I recently realized that Cloud Run on GCP started supporting WebSockets, so I wrote up an article to share how I was able to deploy and successfully run a Bokeh app: https://yogesh.replnotes.com/posts/deploy-bokeh-cloud-run
I find Cloud Run to be a more affordable solution compared to setting up a dedicated virtual machine instance, especially if your app doesn’t get a lot of traffic. I hope this article helps anyone else who might be looking into options for deploying their apps!
1 Like
Thanks for sharing @yogeshkd . I am looking for better deployment. I am currently running awesome-Panel.org on azure web services for containers. I am running it on a very low end dev server as anything else would be quite costly. Will take a look at this. Please let us know how this works longer term. Thanks.
Hi @yogeshkd
Something that would be interesting to add to the article would be how to configure a custom domain name.
Thank you for the suggestion, @MarcSkovMadsen. I was planning on embedding my application in another, so it never crossed my mind. I’ve added a section on configuring a custom domain to the same article: https://yogesh.replnotes.com/posts/deploy-bokeh-cloud-run
1 Like
Thanks @yogeshkd
How would Google Cloud Run compare for smaller use cases and larger use cases compared to Heroku on price and performance?
I don’t know how to quantify large and small but to me it looks like Google Cloud Run is very interesting for smaller demonstration use cases which could expect faster start up times, better performance and still something close to free. Is that correct?

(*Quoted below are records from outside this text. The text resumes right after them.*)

@@ -688,10 +716,43 @@
   if (row_beg < row_end) prefetch(row_beg);
   __syncthreads();
   for (long row = row_beg; row < row_end; ++row) {
+    if constexpr (DX) {
+      const int n = static_cast<int>(row / (static_cast<long>(D) * H));
+      if (n != coef_n) {
+        coef_n = n;
+        if (tid < 8 * CO8) {
+          const long k = static_cast<long>(n) * Cout + tid;
+          const double V = static_cast<double>(static_cast<long>(D) * H * W);
+          const float rs = dxa.mean_rstd[k * 2 + 1], ga = dxa.gamma[tid];
+          coef[0][tid] = dxa.mean_rstd[k * 2];
+          coef[1][tid] = rs;
+          coef[2][tid] = ga;
+          coef[3][tid] = dxa.beta[tid];
+          coef[4][tid] = static_cast<float>(dxa.red[k * 2] / V);
+          coef[5][tid] = static_cast<float>(dxa.red[k * 2 + 1] / V);
+          coef[6][tid] = rs * ga;
+        }
+        __syncthreads();
+      }
+    }
 #pragma unroll
     for (int k = 0; k < CO8; ++k) {
       const int p = tid + 256 * k;
-      if (p < dy_pieces) *reinterpret_cast<u32x4c*>(dyt + (p / CO8) * 64 + (p % CO8) * 16) = pdy[k];
+      if (p < dy_pieces) {
+        u32x4c piece = pdy[k];
+        if constexpr (DX) {
+          const int c8 = (p % CO8) * 8;
+          float cf[7][8];
+#pragma unroll
+          for (int f = 0; f < 7; ++f) {
+            const float4 lo = *reinterpret_cast<const float4*>(&coef[f][c8]), hi = *reinterpret_cast<const float4*>(&coef[f][c8 + 4]);
+            cf[f][0] = lo.x; cf[f][1] = lo.y; cf[f][2] = lo.z; cf[f][3] = lo.w;
+            cf[f][4] = hi.x; cf[f][5] = hi.y; cf[f][6] = hi.z; cf[f][7] = hi.w;
+          }
+          piece = in_dx_piece(px1[k], pdy[k], cf[0], cf[1], cf[2], cf[3], cf[4], cf[5], cf[6], true);
+        }
+        *reinterpret_cast<u32x4c*>(dyt + (p / CO8) * 64 + (p % CO8) * 16) = piece;
+      }
     }
 #pragma unroll
     for (int k = 0; k < 2; ++k) {
@@ -1011,6 +1072,34 @@
   return static_cast<int>(hipGetLastError());
 }
 
+extern "C" int transoar_conv3d_c1_wgrad_tr_dx(const void* x, const void* x1, const void* dy, const float* mean_rstd,
+                                              const float* gamma, const float* beta, const double* red, float* dparams,
+                                              float* partial, int n_partial, int N, int D, int H, int W, int Cout,
+                                              void* hip_stream) {
+  if (!x || !x1 || !dy || !partial || !mean_rstd || !gamma || !beta || !red) return TRANSOAR_CONV_ERR_NULL;
+  if (N <= 0 || D <= 0 || H <= 0 || W <= 0 || Cout <= 0 || n_partial <= 0) return TRANSOAR_CONV_ERR_DIM;
+  if (Cout > 32 || (Cout & 7) || (W & 63) || W > 256) return TRANSOAR_CONV_ERR_CHANNELS;
+  const long n_rows = static_cast<long>(N) * D * H;
+  const long xb = n_rows * W * 2, dyb = n_rows * W * Cout * 2;
+  if (dyb >= 0x7ffffff0L) return TRANSOAR_CONV_ERR_DIM;
+  const int rows_per_wg = static_cast<int>((n_rows + n_partial - 1) / n_partial);
+  C1DxArgs a;
+  a.x1 = static_cast<const unsigned short*>(x1); a.mean_rstd = mean_rstd; a.gamma = gamma; a.beta = beta; a.red = red;
+  a.dparams = dparams;
+#define TRANSOAR_C1TR_DX(CO8)                                                                                                             \
+  hipLaunchKernelGGL((conv3d_c1_wgrad_tr<CO8, true>), dim3(static_cast<unsigned>(n_partial)), dim3(256), 0,                               \
+                     static_cast<hipStream_t>(hip_stream), static_cast<const unsigned short*>(x), static_cast<const unsigned short*>(dy), \
+                     partial, N, D, H, W, Cout, n_rows, rows_per_wg, static_cast<unsigned>(xb), static_cast<unsigned>(dyb), a)
+  switch (Cout / 8) {
+    case 1: TRANSOAR_C1TR_DX(1); break;
+    case 2: TRANSOAR_C1TR_DX(2); break;
+    case 3: TRANSOAR_C1TR_DX(3); break;
+    default: TRANSOAR_C1TR_DX(4); break;
+  }
+#undef TRANSOAR_C1TR_DX
+  return static_cast<int>(hipGetLastError());
+}
+
 extern "C" int transoar_conv3d_c1_forward(const void* x, const float* w, void* y, int N, int D, int H, int W,
                                           int Cout, void* hip_stream) {
   if (!x || !w || !y) return TRANSOAR_CONV_ERR_NULL;
@@ -1039,4 +1128,4 @@
   return static_cast<int>(hipGetLastError());
 }
 
-extern "C" int transoar_conv3d_abi_version(void) { return 5; }
+extern "C" int transoar_conv3d_abi_version(void) { return 6; }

Would it be possible to simplify and refactor the commands into a script that deploys in a few simple steps. I’m thinking the Bokeh/ Panel community does not have a ~3 step process for deploying into something (close to) free similar to what the Streamlit community has. Maybe this could be turned into such a thing?

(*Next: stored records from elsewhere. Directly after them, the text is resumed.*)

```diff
@@ -853,7 +895,15 @@
     if (e != hipSuccess) return (int)e;
     done = true;
   }
-  hipLaunchKernelGGL(stem_fused_kernel, dim3(N * p.tiles_y * p.tiles_x), dim3(512), STEM_LDS, (hipStream_t)stream, p);
+  const int tiles = N * p.tiles_y * p.tiles_x;
+  if (!blocks) {
+    static int cus[64];
+    int dev = 0;
+    if (hipGetDevice(&dev) != hipSuccess || dev < 0 || dev >= 64) return MMT_EINVAL;
+    if (!cus[dev] && hipDeviceGetAttribute(&cus[dev], hipDeviceAttributeMultiprocessorCount, dev) != hipSuccess) return MMT_EINVAL;
+    blocks = cus[dev] > 0 ? cus[dev] : 256;
+  }
+  hipLaunchKernelGGL(stem_fused_kernel, dim3(blocks < tiles ? blocks : tiles), dim3(512), STEM_LDS, (hipStream_t)stream, p);
   MMT_LAUNCH_CHECK();
   return 0;
 }
diff --git a/mmt-psm_amd/maskrcnn_benchmark/_hip.py b/mmt-psm_amd/maskrcnn_benchmark/_hip.py
--- a/mmt-psm_amd/maskrcnn_benchmark/_hip.py
+++ b/mmt-psm_amd/maskrcnn_benchmark/_hip.py
@@ -162,7 +162,7 @@
     "mmt_conv_pg_plan": [ctypes.POINTER(ConvArgs), c_void_p, c_void_p],
     "mmt_conv_pg_wanted": [ctypes.POINTER(ConvArgs)],
     "mmt_stem_fused": [c_void_p, c_int, c_int, c_int, c_void_p, c_void_p, ctypes.c_long, c_void_p, c_void_p, c_void_p, c_void_p, c_void_p,
-                       c_void_p, c_void_p],
+                       c_void_p, c_int, c_void_p],
     "mmt_c64_conv3_fused": [c_void_p, c_int, c_int, c_int, c_void_p, c_void_p, ctypes.c_long, c_void_p, c_void_p, c_void_p, c_void_p, c_void_p,
                             c_void_p, ctypes.c_long, c_void_p, c_void_p, c_void_p, c_void_p, c_void_p, c_void_p, c_void_p, c_int, c_void_p,
                             c_void_p, c_void_p, c_void_p, ctypes.c_long, c_void_p, c_void_p, c_void_p, c_void_p, c_void_p, c_void_p,
@@ -1755,7 +1755,7 @@
     return _conv_f16(a, K_PG, x, src, y, slot, None, int(tile_rows), int(ksplit), xp, None, False)
 
 
-def stem_fused(x, w_s2d, scale, shift):
+def stem_fused(x, w_s2d, scale, shift, blocks=0):
     _dev(x)
     N, C, Hh, W = x.shape
     if C != 3 or not x.is_contiguous() or x.dtype != torch.float32 or (Hh & 3) or (W & 3) or tuple(w_s2d.shape) != (64, 16, 4, 4):
@@ -1768,7 +1768,7 @@
     y = empty_nhwc(N, 64, Hh // 4, W // 4, x.device)
     slot = _amax_slot(x.device)
     _check(lib().mmt_stem_fused(x.data_ptr(), N, Hh, W, w.data_ptr(), wp16.data_ptr(), wp16.stride(0), sw.data_ptr(), _p(scale), _p(shift),
-                                am[0].ptr, y.data_ptr(), slot.ptr, _stream()), "mmt_stem_fused")
+                                am[0].ptr, y.data_ptr(), slot.ptr, int(blocks), _stream()), "mmt_stem_fused")
     y._mmt_amax = (slot, y._version)
     return y
 
```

I think your article is very interesting for the Panel community as well. So I’ve shared it at Deployment on Google Cloud Run - Showcase - HoloViz Discourse
Thanks for sharing the article with the Holoviz community. I didn’t know it existed!

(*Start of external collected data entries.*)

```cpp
extern "C" int ppo_impala_stack_chain_split_forward_f32(const float *in, const float *const *pre_packed_weights,
                                                        const float *const *pre_biases,
                                                        const float *const *packed_weights, const float *const *biases,
                                                        float *q1, void *workspace, size_t workspace_bytes, int n_images,
                                                        int channels, int h, int w, void *stream)
{
    using namespace ppo;
    if (n_images < 0) return fail(PPO_E_INVALID, "ppo_impala_stack_chain_split_forward_f32: negative batch");
    if (n_images == 0) return PPO_OK;
    if (!in || !pre_packed_weights || !pre_biases || !packed_weights || !biases || !q1 || !workspace)
        return fail(PPO_E_INVALID, "ppo_impala_stack_chain_split_forward_f32: null pointer");
    if (!(channels == 32 && h == 21 && w == 21))
        return fail(PPO_E_INVALID, "ppo_impala_stack_chain_split_forward_f32: no kernel for %d channels at %dx%d", channels, h, w);
    if (workspace_bytes < ppo_impala_stack_chain_split_workspace_bytes(n_images, channels, h, w) || !aligned(workspace, 16))
        return fail(PPO_E_INVALID, "ppo_impala_stack_chain_split_forward_f32: workspace too small or misaligned");
    ChainSplitArgs args;
    args.in = in;
    for (int l = 0; l < 5; ++l) {
        if (!packed_weights[l] || !biases[l] || (l < 4 && (!pre_packed_weights[l] || !pre_biases[l])))
            return fail(PPO_E_INVALID, "ppo_impala_stack_chain_split_forward_f32: null weights / bias of layer %d", l);
        if (!aligned(packed_weights[l], 16) || (l < 4 && !aligned(pre_packed_weights[l], 16)))
            return fail(PPO_E_ALIGN, "ppo_impala_stack_chain_split_forward_f32: packed weights must be 16-byte aligned");
        args.w[l] = packed_weights[l];
        args.bias[l] = biases[l];
        if (l < 4) {
            args.pre_w[l] = pre_packed_weights[l];
            args.pre_bias[l] = pre_biases[l];
        }
    }
    args.out = q1;
    const size_t slots = (size_t)n_images * 2 * channels * h * w * sizeof(float);
    const size_t flags = ((size_t)n_images * 2 * sizeof(uint32_t) + 15) & ~(size_t)15;
    args.xbuf = static_cast<float *>(workspace);
    args.flags = reinterpret_cast<uint32_t *>(static_cast<char *>(workspace) + slots);
    args.ctl = reinterpret_cast<uint32_t *>(static_cast<char *>(workspace) + slots + flags);
    args.n_images = n_images;
#ifdef PPO_TUNE_TIMING_AIDS
    static const int skip = getenv("PPO_AMD_SPLIT_SKIP") ? atoi(getenv("PPO_AMD_SPLIT_SKIP")) : 0;
    args.skip = skip;
#else
    args.skip = 0;
#endif
    return launch_chain_split<32, 21, 21, 11, 11>(args, as_stream(stream));
}
```

Before: 95720.

## Pad LDS rows with zero halo columns and apply relu once at store time

Gives each LDS row a pitch of W+2, so the left and right halo columns are zero padding. This removes the per-tap fmed3 edge masking in the inner MFMA loop. The relu is moved out of the per-tap operand path into the epilogue store and the input staging, so each activation is clamped once instead of nine times. Input staging changes from async global_load_lds to register float2 loads, because the padded pitch no longer matches contiguous global rows. Per-channel-group base offsets are precomputed. The costs are a larger LDS footprint per plane and a synchronous staging path.

```diff
diff --git a/ppo_amd/csrc/stack_fused.hip b/ppo_amd/csrc/stack_fused.hip
--- a/ppo_amd/csrc/stack_fused.hip
+++ b/ppo_amd/csrc/stack_fused.hip
@@ -235,7 +235,8 @@
     static constexpr int GW = 8;
     static constexpr int G = 4;
     static constexpr int ROWS = H + 6;
-    static constexpr int PLANE_RAW = ROWS * W + 2 * G;
+    static constexpr int RP = W + 2;
+    static constexpr int PLANE_RAW = ROWS * RP + 2 * G;
     static constexpr int PLANE = PLANE_RAW + ((16 - PLANE_RAW % 32) + 32) % 32;
     static constexpr int KS = 9 * (C / 4);
     static constexpr int NBANDS = (H + TR - 1) / TR;
@@ -246,7 +247,8 @@
     static constexpr int SCR = MT * 16 * kScrPitchS;
     static constexpr size_t LDS_BYTES = (size_t)(LDS_MAP + GW * SCR) * 4;
     static_assert(H % TR == 0 && MTILES == MT * GW, "whole bands, tiles split evenly over a group's waves");
-    static_assert((H * W) % 4 == 0 && NPIX % 4 == 0 && W % 2 == 0, "float4 epilogue on whole quads");
+    static_assert((H * W) % 4 == 0 && NPIX % 4 == 0 && W % 2 == 0, "float4 epilogue on whole quads, float2 LDS stores");
+    static_assert(RP % 2 == 0 && PLANE % 2 == 0 && G % 2 == 0, "8-byte aligned pixel pairs in LDS");
     static_assert(LDS_BYTES <= 160 * 1024, "map + scratch must fit the CU's LDS");
 };
 
@@ -254,45 +256,47 @@
 __global__ __launch_bounds__(1024) void stack_shift_kernel(StackTailArgs a)
 {
     using S = ShiftCfg<C, H, W, TR>;
-    constexpr int KS = S::KS, PLANE = S::PLANE, G = S::G, MT = S::MT, NW = S::NW;
+    constexpr int KS = S::KS, PLANE = S::PLANE, G = S::G, MT = S::MT, NW = S::NW, RP = S::RP;
     extern __shared__ __align__(16) float smem[];
     const int tid = threadIdx.x, lane = tid & 63, l15 = lane & 15, g = lane >> 4, wave = tid >> 6;
     const int grp = __builtin_amdgcn_readfirstlane(wave / S::GW), wv = wave % S::GW;
     const int ch = lane >> 2, quad = lane & 3;
     float *scr = smem + S::LDS_MAP + wv * S::SCR;
 
-    int lofs[MT], p4[MT];
-    float hi_l[MT], hi_r[MT];
+    int lofs[MT], p4[MT], o4[MT];
 #pragma unroll
     for (int m = 0; m < MT; ++m) {
         const int p = (wv * MT + m) * 16 + l15;
-        lofs[m] = G + p - 1 + g * PLANE;
-        hi_l[m] = (p % W == 0) ? 0.f : INFINITY;
-        hi_r[m] = (p % W == W - 1) ? 0.f : INFINITY;
+        lofs[m] = G + (p / W) * RP + p % W - 1 + g * PLANE;
         p4[m] = (wv * MT + m) * 16 + quad * 4;
-    }
-
+        o4[m] = (p4[m] / W) * RP + p4[m] % W;
+    }
+
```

I’ll caveat my response by noting that I have less than one year of experience and that my applications have never had large traffic. For use cases that do not have steady traffic, Cloud Run is far cheaper with a generous free tier compared to something like a Heroku Dyno. I haven’t yet crossed the free tier in my usage. The downside with using Cloud Run is that there is a little bit of latency (1-2 seconds, in my experience) for the first request after the application is scaled down to zero instances. You can set the minimum number of instances to 1 but that negates the pricing advantage. The upside is that depending on your average container uptime, you can generally go for much higher vCPUs and memory to improve performance as billing happens based on vCPU-seconds (CPU) and GiB-seconds (memory). For a large use case, if you expect the container instances to rarely go down to zero, it’s considerably cheaper to have a dedicated VM on GCP or Heroku, especially assuming that a data science-related application will require significant RAM/CPU. GCP has a very useful calculator, if you are curious to run some numbers through it: Google Cloud Pricing Calculator
When I started researching for this article, I intended to hopefully get to a few commands to easily deploy an application so I am definitely interested in taking a stab at that soon. I should note that once the initial GCP project setup is complete, the subsequent deployment is only one command: gcloud builds submit
. I foresee a few challenges when trying to automate the initial setup. I haven’t yet found a way to set the required project permissions from a script. That’s why the first couple of steps rely on going to the GCP console. Not entirely sure if that was by design since those permissions have implications on billing. I’ll update here when I have something more streamlined!